La devoluzione leghista che si dovrebbe approvare è tesa,
invece, a strappare allo Stato affidandoli alle regioni, diritti
esclusivi di legislazione. Qui è la miccia dell'esplosione
dell'unità nazionale. Si dice - ed è già
gravissimo - che la minaccia riguarderebbe solo tre settori: la
sanità, la scuola e la polizia regionale. Inutile dilungarsi
qui su cose già dette: avremmo, malgrado risibili clausole
di salvaguardia, venti sistemi sanitari diseguali,venti sistemi
scolastici con svariate ore di materie "locali", dal
dialetto alle costumanze folcloristiche, venti polizie regionali
da affiancare ai troppi corpi già esistenti (Ps, Carabinieri,
GdF, polizia penitenziaria, forstale, municipale). Ma, oltre a
ciò, la costituzione berlusconiana-leghista affida alla
competenza esclusiva della legislazione regionale tutte quelle
materie che non siano espressamente riservate allo Stato. Questo
si vedrebbe, quindi, sottratte l'agricoltura, il turismo, il commercio,
l'artigianato, quasi tutta l'industria, salvo l'energia. Non ci
sarebbe spazio per quasi nessuna politica nazionale, dalla promozione
del territorio alla rappresentanza degli interessi italiani in
sede europea e internazionale. Tanto varrebbe seguire l'esempio
balcanico che in poco tempo ha variegato la carta geografica con
la riemersione di serbia, Bosnia, Montenegro, Slovenia, Sangiaccato,
Macedonia, Kosovo e via continuando.
Sotto un profilo più generale la carta del 1947 risulterebbe
praticamente semicancellata con 53 articoli annullati o riscritti
e la prima parte, apparentemente salva ma sostanzialmente insidiata.
Sul vulnus parziale dela modifica del titolo V, improvvidamente
inferto nel 2001 dal centrosinistra, si è così innestato
un ben più corposo e dirompente tsunami. Quel che è
peggio sta passando nella mentalità corrente l'idea che
la costituzione sia una legge come tutte le altre, sì che
ogni maggioranza, vieppiù in un istema di alternanza, può,
di volta in volta, scomporla e ricomporla a seconda delle sue
specifiche aspirazioni, convenienze tattiche, contingenze impreviste.

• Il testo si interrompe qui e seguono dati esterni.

class _Cfg:

    def __init__(self, pos_dim, capacity, nr_levels, nr_feat, concat_points, points_scaling, concat_layout=None):
        self.pos_dim, self.capacity, self.nr_levels, self.nr_feat = pos_dim, capacity, nr_levels, nr_feat
        self.concat_points, self.points_scaling = bool(concat_points), float(points_scaling)
        self.concat_mode = CV.concat_mode(concat_points, concat_layout)
        self.extra = int(math.ceil(pos_dim / nr_feat)) if concat_points else 0
        self.channels = CV.channels(pos_dim, nr_levels, nr_feat, self.concat_mode)
# ... 7 lines not shown
    return (L.c_i(int(cfg.concat_mode)), L.c_f(cfg.points_scaling))


def encode_forward_raw(cfg, positions, lattice, scale_factor, shifts, window, skip=None, out=None, touched=None,
                       block_rows_log2=7):
    L.require_cuda(positions, lattice)
    N = positions.shape[0]
    sliced = out if out is not None else torch.empty((cfg.channels, N), dtype=torch.float32, device=positions.device)
    if touched is not None and skip is None:
        L.call("psdf_encode_forward_mark", *_head(cfg, N), L.ptr(positions), L.ptr(lattice), L.ptr(scale_factor),
               L.ptr(shifts), L.ptr(window), *_tail(cfg), L.ptr(sliced), L.ptr(touched), L.c_i(block_rows_log2), L.stream())
    elif skip is None:
        L.call("psdf_encode_forward", *_head(cfg, N), L.ptr(positions), L.ptr(lattice), L.ptr(scale_factor),
               L.ptr(shifts), L.ptr(window), *_tail(cfg), L.ptr(sliced), L.stream())
    else:
        L.call("psdf_encode_forward_masked", *_head(cfg, N), L.ptr(positions), L.ptr(lattice), L.ptr(scale_factor),
               L.ptr(shifts), L.ptr(window), *_tail(cfg), L.ptr(skip), L.ptr(sliced), L.stream())
    return sliced


def encode_backward_raw(cfg, positions, lattice, scale_factor, shifts, window, g_fm, g_lat, g_pos):
    import ctypes
    N = positions.shape[0]
    ws, nbytes = None, 0
    if g_lat is not None:
        fn = L.lib().psdf_encode_backward_workspace_bytes
        fn.restype = ctypes.c_int64
        nbytes = int(fn(L.c_i(cfg.pos_dim), L.c_i(cfg.nr_feat), L.c_l(N), L.c_i(cfg.nr_levels), L.c_i(cfg.capacity)))
        if nbytes > 0:
            ws = torch.empty(nbytes, dtype=torch.uint8, device=positions.device)
    L.call("psdf_encode_backward_ws", *_head(cfg, N), L.ptr(positions), L.ptr(lattice), L.ptr(scale_factor),
           L.ptr(shifts), L.ptr(window), *_tail(cfg), L.ptr(g_fm), L.ptr(g_lat), L.ptr(g_pos), L.ptr(ws), L.c_l(nbytes),
           L.stream())


def _backward_workspace(cfg, N, device):
    import ctypes
    fn = L.lib().psdf_encode_backward_workspace_bytes
    fn.restype = ctypes.c_int64
    nbytes = int(fn(L.c_i(cfg.pos_dim), L.c_i(cfg.nr_feat), L.c_l(N), L.c_i(cfg.nr_levels), L.c_i(cfg.capacity)))
    return (torch.empty(nbytes, dtype=torch.uint8, device=device) if nbytes > 0 else None), nbytes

Di qui la tendenza ada accompagnare l'alternanza elettorale alla
dittatura della maggioranza che si sente officiata a tutto occupare
e a tutto stravolgere, proprio in contrapposizione al costituzionalismo
moderno, imperniato sulla definizione dei limiti e alla separazione
dei singoli poteri istituzionali così da garantire diritti
e regole comuni per tutti i cittadini. Qui sta, appunto, il significato
fondamentale della Costituzione oggi in pericolo: una tavola,
elaborata in una stagione di alta intemperie delle forze politiche,
che dai cattolici ai comunisti, dai liberali ai socialisti seppero
definire valori e principi capaci assicurare la convivenza civile
degli italiani in anni, dal '47 ad oggi, attraversati da un epocale
scontro di civiltà, da guerre, da lotte sociali e politiche
asperrime, da sconvolgimenti economici e sociali profondissimi,
senza che mai venissero meno le garanzie di democrazia e di libertà,
la correttezza istituzionale, le possibilità di introdurre
nuovi diritti prima inediti (dalla salute al divorzio, dal codice
di famiglia ll'aborto). Quel quadro cosituzionale ha retto a tutte
le prove e va nella sua sostanza strenuamente difeso.

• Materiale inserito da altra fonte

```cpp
std::vector<at::Tensor> layernorm_fwd(at::Tensor x, at::Tensor w,
                                      at::Tensor b, double eps);
std::vector<at::Tensor> layernorm_bwd(at::Tensor dy, at::Tensor x,
                                      at::Tensor w, at::Tensor mean,
                                      at::Tensor rstd);
std::vector<at::Tensor> layernorm_add_fwd(at::Tensor a, at::Tensor b,
                                          at::Tensor w, at::Tensor bias,
                                          double eps);
std::vector<at::Tensor> layernorm_mx_fwd(at::Tensor x, at::Tensor w,
                                         at::Tensor b, double eps);
at::Tensor bias_gelu_fwd(at::Tensor x, at::Tensor bias);
std::vector<at::Tensor> bias_gelu_mx_fwd(at::Tensor x, at::Tensor bias);
at::Tensor bias_gelu_bwd(at::Tensor dy, at::Tensor x, at::Tensor bias);
at::Tensor colsum_bf16(at::Tensor x);
std::vector<at::Tensor> bias_gelu_bwd_db(at::Tensor dy, at::Tensor x,
                                         at::Tensor bias);
std::vector<at::Tensor> batchnorm_fwd(at::Tensor x, at::Tensor w,
                                      at::Tensor b, at::Tensor running_mean,
                                      at::Tensor running_var, bool training,
                                      double momentum, double eps);
std::vector<at::Tensor> batchnorm_bwd(at::Tensor dy, at::Tensor x,
// ... 29 lines not shown
                   at::Tensor ws, c10::optional<at::Tensor> bias);
at::Tensor mx_gemm2(at::Tensor xq, at::Tensor xs, at::Tensor wq,
                    at::Tensor ws, c10::optional<at::Tensor> bias);
at::Tensor mx_scale_probe(at::Tensor a, at::Tensor b, at::Tensor sa,
                          at::Tensor sb);
at::Tensor softmax_fwd(at::Tensor x);
at::Tensor softmax_bwd(at::Tensor dy, at::Tensor y);
std::vector<at::Tensor> maxpool2d_fwd(at::Tensor x, long K, long S, long P);
at::Tensor maxpool2d_bwd(at::Tensor dy, at::Tensor idx, long H, long W,
                         long K, long S, long P);
at::Tensor avgpool2d_fwd(at::Tensor x, long K, long S, long P,
                         bool include_pad);
at::Tensor avgpool2d_bwd(at::Tensor dy, long H, long W, long K, long S,
                         long P, bool include_pad);
at::Tensor global_avgpool_fwd(at::Tensor x);
at::Tensor global_avgpool_bwd(at::Tensor dy, long H, long W);
std::vector<at::Tensor> emb2_ln_fwd(at::Tensor ids, at::Tensor word,
                                    at::Tensor pos, at::Tensor w,
                                    at::Tensor b, double eps);
at::Tensor emb2_add_fwd(at::Tensor ids, at::Tensor word, at::Tensor pos);
std::vector<at::Tensor> emb2_bwd(at::Tensor dx, at::Tensor ids, long V,
                                 long P);
std::vector<at::Tensor> dropout_fwd(at::Tensor x, double p, int64_t seed,
                                    c10::optional<at::Tensor> seed_buf);
at::Tensor dropout_bwd(at::Tensor dy, at::Tensor mask, double p);
std::vector<at::Tensor> dropout_add_ln_fwd(at::Tensor z, at::Tensor a,
                                           at::Tensor w, at::Tensor bias,
                                           double eps, double p, int64_t seed,
                                           c10::optional<at::Tensor> seed_buf);
std::vector<at::Tensor> dropout_add_ln_bwd(at::Tensor dy, at::Tensor s,
                                           at::Tensor w, at::Tensor mean,
                                           at::Tensor rstd,
                                           at::Tensor maskbits, double p);
std::vector<at::Tensor> ce_fwd(at::Tensor logits, at::Tensor targets,
                               int64_t ignore_index);
at::Tensor ce_bwd(at::Tensor logits, at::Tensor targets, at::Tensor lse,
                  at::Tensor gscale, int64_t ignore_index);
std::vector<at::Tensor> mlm_head_fwd(at::Tensor h, at::Tensor W,
                                     at::Tensor b, at::Tensor targets,
                                     int64_t ignore_index);
std::vector<at::Tensor> mlm_head_bwd(at::Tensor dloss, at::Tensor logits_c,
                                     at::Tensor lse, at::Tensor hc,
                                     at::Tensor tc, at::Tensor pos,
                                     at::Tensor count, at::Tensor W);
std::tuple<at::Tensor, long, long> mt_build_table(
    std::vector<at::Tensor> ps, std::vector<at::Tensor> gs,
    std::vector<at::Tensor> ms, std::vector<at::Tensor> vs,
    std::vector<at::Tensor> masters);
std::tuple<at::Tensor, long, long> grad_build_table(
    std::vector<at::Tensor> gs);
void grad_sqnorm(at::Tensor table, long nchunks, long esize,
                 at::Tensor partials, long offset);
void grad_norm_finalize(at::Tensor partials, long n, at::Tensor stats,
                        double max_norm,
                        c10::optional<at::Tensor> max_norm_buf);
void scale_mt(at::Tensor table, long nchunks, long esize, at::Tensor gstats);
void fused_adam_graph(at::Tensor table, long nchunks, long esize,
                      at::Tensor lr_buf, double b1, double b2, double eps,
                      double wd, at::Tensor step_buf,
                      c10::optional<at::Tensor> gstats);
void fused_adam_table(at::Tensor table, long nchunks, long esize, double lr,
                      double b1, double b2, double eps, double wd, double bc1,
                      double bc2, c10::optional<at::Tensor> gstats);
void fused_sgd_table(at::Tensor table, long nchunks, long esize, double lr,
                     double momentum, double wd, bool nesterov,
                     c10::optional<at::Tensor> gstats);
// ... 34 lines not shown
        "fused LayerNorm fwd + MX fp8 quantisation of y: y, mean, rstd, q, "
        "s (bf16 x, hidden % 32 == 0)");
  m.def("bias_gelu_fwd", &bias_gelu_fwd, "fused bias+GELU fwd");
  m.def("bias_gelu_mx_fwd", &bias_gelu_mx_fwd,
        "fused bias+GELU fwd + MX fp8 quantisation of y: y, q, s (bf16 x, "
        "last dim % 32 == 0)");
  m.def("bias_gelu_bwd", &bias_gelu_bwd, "fused bias+GELU bwd");
  m.def("colsum_bf16", &colsum_bf16, "column sum bf16 -> fp32");
  m.def("bias_gelu_bwd_db", &bias_gelu_bwd_db,
        "fused bias+GELU bwd with in-pass bias-grad column reduction");
  m.def("batchnorm_fwd", &batchnorm_fwd, "fused BatchNorm2d fwd (NCHW)");
  m.def("batchnorm_bwd", &batchnorm_bwd, "fused BatchNorm2d bwd (NCHW)");
  m.def("batchnorm_relu_launch_constants", &batchnorm_relu_launch_constants,
        "(grid cap, block size, bytes per lane) of the BN+ReLU elementwise "
        "kernels");
  m.def("batchnorm_relu_fwd", &batchnorm_relu_fwd,
        "fused BatchNorm2d + [residual add] + ReLU fwd (NCHW)", py::arg("x"),
        py::arg("residual"), py::arg("w"), py::arg("b"),
        py::arg("running_mean"), py::arg("running_var"),
        py::arg("training"), py::arg("momentum"), py::arg("eps"));
  m.def("batchnorm_relu_bwd", &batchnorm_relu_bwd,
        "fused BatchNorm2d + [residual add] + ReLU bwd: dx, dw, db[, dr]");
  m.def("dropout_fwd", &dropout_fwd, "philox dropout fwd (replayable)",
        py::arg("x"), py::arg("p"), py::arg("seed"),
        py::arg("seed_buf") = py::none());
  m.def("dropout_bwd", &dropout_bwd, "dropout bwd");
  m.def("dropout_add_ln_fwd", &dropout_add_ln_fwd,
        "fused dropout + residual add + LayerNorm fwd (bf16, bit mask)",
        py::arg("z"), py::arg("a"), py::arg("w"), py::arg("bias"),
        py::arg("eps"), py::arg("p"), py::arg("seed"),
        py::arg("seed_buf") = py::none());
  m.def("dropout_add_ln_bwd", &dropout_add_ln_bwd,
        "fused dropout + residual add + LayerNorm bwd: dx, dz, dw, db");
  m.def("conv2d_fwd", &conv2d_fwd,
        "implicit-GEMM MFMA conv fwd (bf16 NCHW)", py::arg("x"),
        py::arg("w"), py::arg("bias") = py::none(), py::arg("st") = 1,
        py::arg("pad") = 0, py::arg("relu") = false);
  m.def("conv2d_dgrad", &conv2d_dgrad, "implicit-GEMM MFMA conv dgrad");
  m.def("conv2d_wgrad", &conv2d_wgrad, "implicit-GEMM MFMA conv wgrad");
  m.def("gemm_nt_bf16", &gemm_nt_bf16,
        "bf16 MFMA GEMM x @ W^T (256^2 8-phase, fused bias/GELU epilogue)",
        py::arg("a"), py::arg("b"), py::arg("bias") = py::none(),
        py::arg("epi") = 0);
  m.def("gemm_wgrad_bf16", &gemm_wgrad_bf16,
        "split-K wgrad dW = dy^T @ x (tr16 transpose reads, fp32 atomics)");
  m.def("gemm_nt_bf16_rows", &gemm_nt_bf16_rows,
        "gemm_nt_bf16 into the caller's C (row stride C.size(1)), rows "
        "below a device-side int32 limit only; epi 0 or 1",
        py::arg("a"), py::arg("b"), py::arg("bias"), py::arg("epi"),
        py::arg("c"), py::arg("row_limit"));
  m.def("gemm_wgrad_bf16_rows", &gemm_wgrad_bf16_rows,
        "gemm_wgrad_bf16 over rows [0, round_up(min(*row_bound, M), 64))",
        py::arg("dy"), py::arg("x"), py::arg("row_bound"));
  m.def("mx_quant", &mx_quant,
        "bf16 -> MX fp8 (e4m3 + per-32 e8m0 scales)");
  m.def("mx_gemm", &mx_gemm, "MX fp8 GEMM: x @ W^T, 32x32x64 scaled MFMA",
        py::arg("x"), py::arg("xs"), py::arg("w"), py::arg("ws"),
        py::arg("bias") = py::none());
  m.def("mx_gemm2", &mx_gemm2,
        "LDS-staged MX fp8 GEMM (256^2 4-phase, scaled 32x32x64 MFMA)",
        py::arg("xq"), py::arg("xs"), py::arg("wq"), py::arg("ws"),
        py::arg("bias") = py::none());
  m.def("mx_scale_probe", &mx_scale_probe,
        "per-lane scale-byte semantics probe");
  m.def("softmax_fwd", &softmax_fwd, "standalone softmax fwd (last dim)");
  m.def("softmax_bwd", &softmax_bwd, "standalone softmax bwd");
// ... 81 lines not shown
```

Se qualche inceppo funzionale si è rivelato col tempo nulla
impedisce che si introducano modifiche di razionalizzazione opportunamente
concordate. Sopratutto va tenuto presente che le falle di governabilità
che devastano la vita politica italiana non dipendono da arretratezze
costituzionali ma dalla dissennatezza di una legge elettorale
che esula per la sua stesura dai dettami della Carta.
Ormai siamo al dunque. Nel 390 a.C. i romani dormienti, mentre
i Galli di Brenno stavano per farli a pezzi, vennero risvegliati
in tempo dallo schiamazzare delle oche del Campidoglio. Chi sveglierà
ora gli stanchi combattenti dell'Ulivo?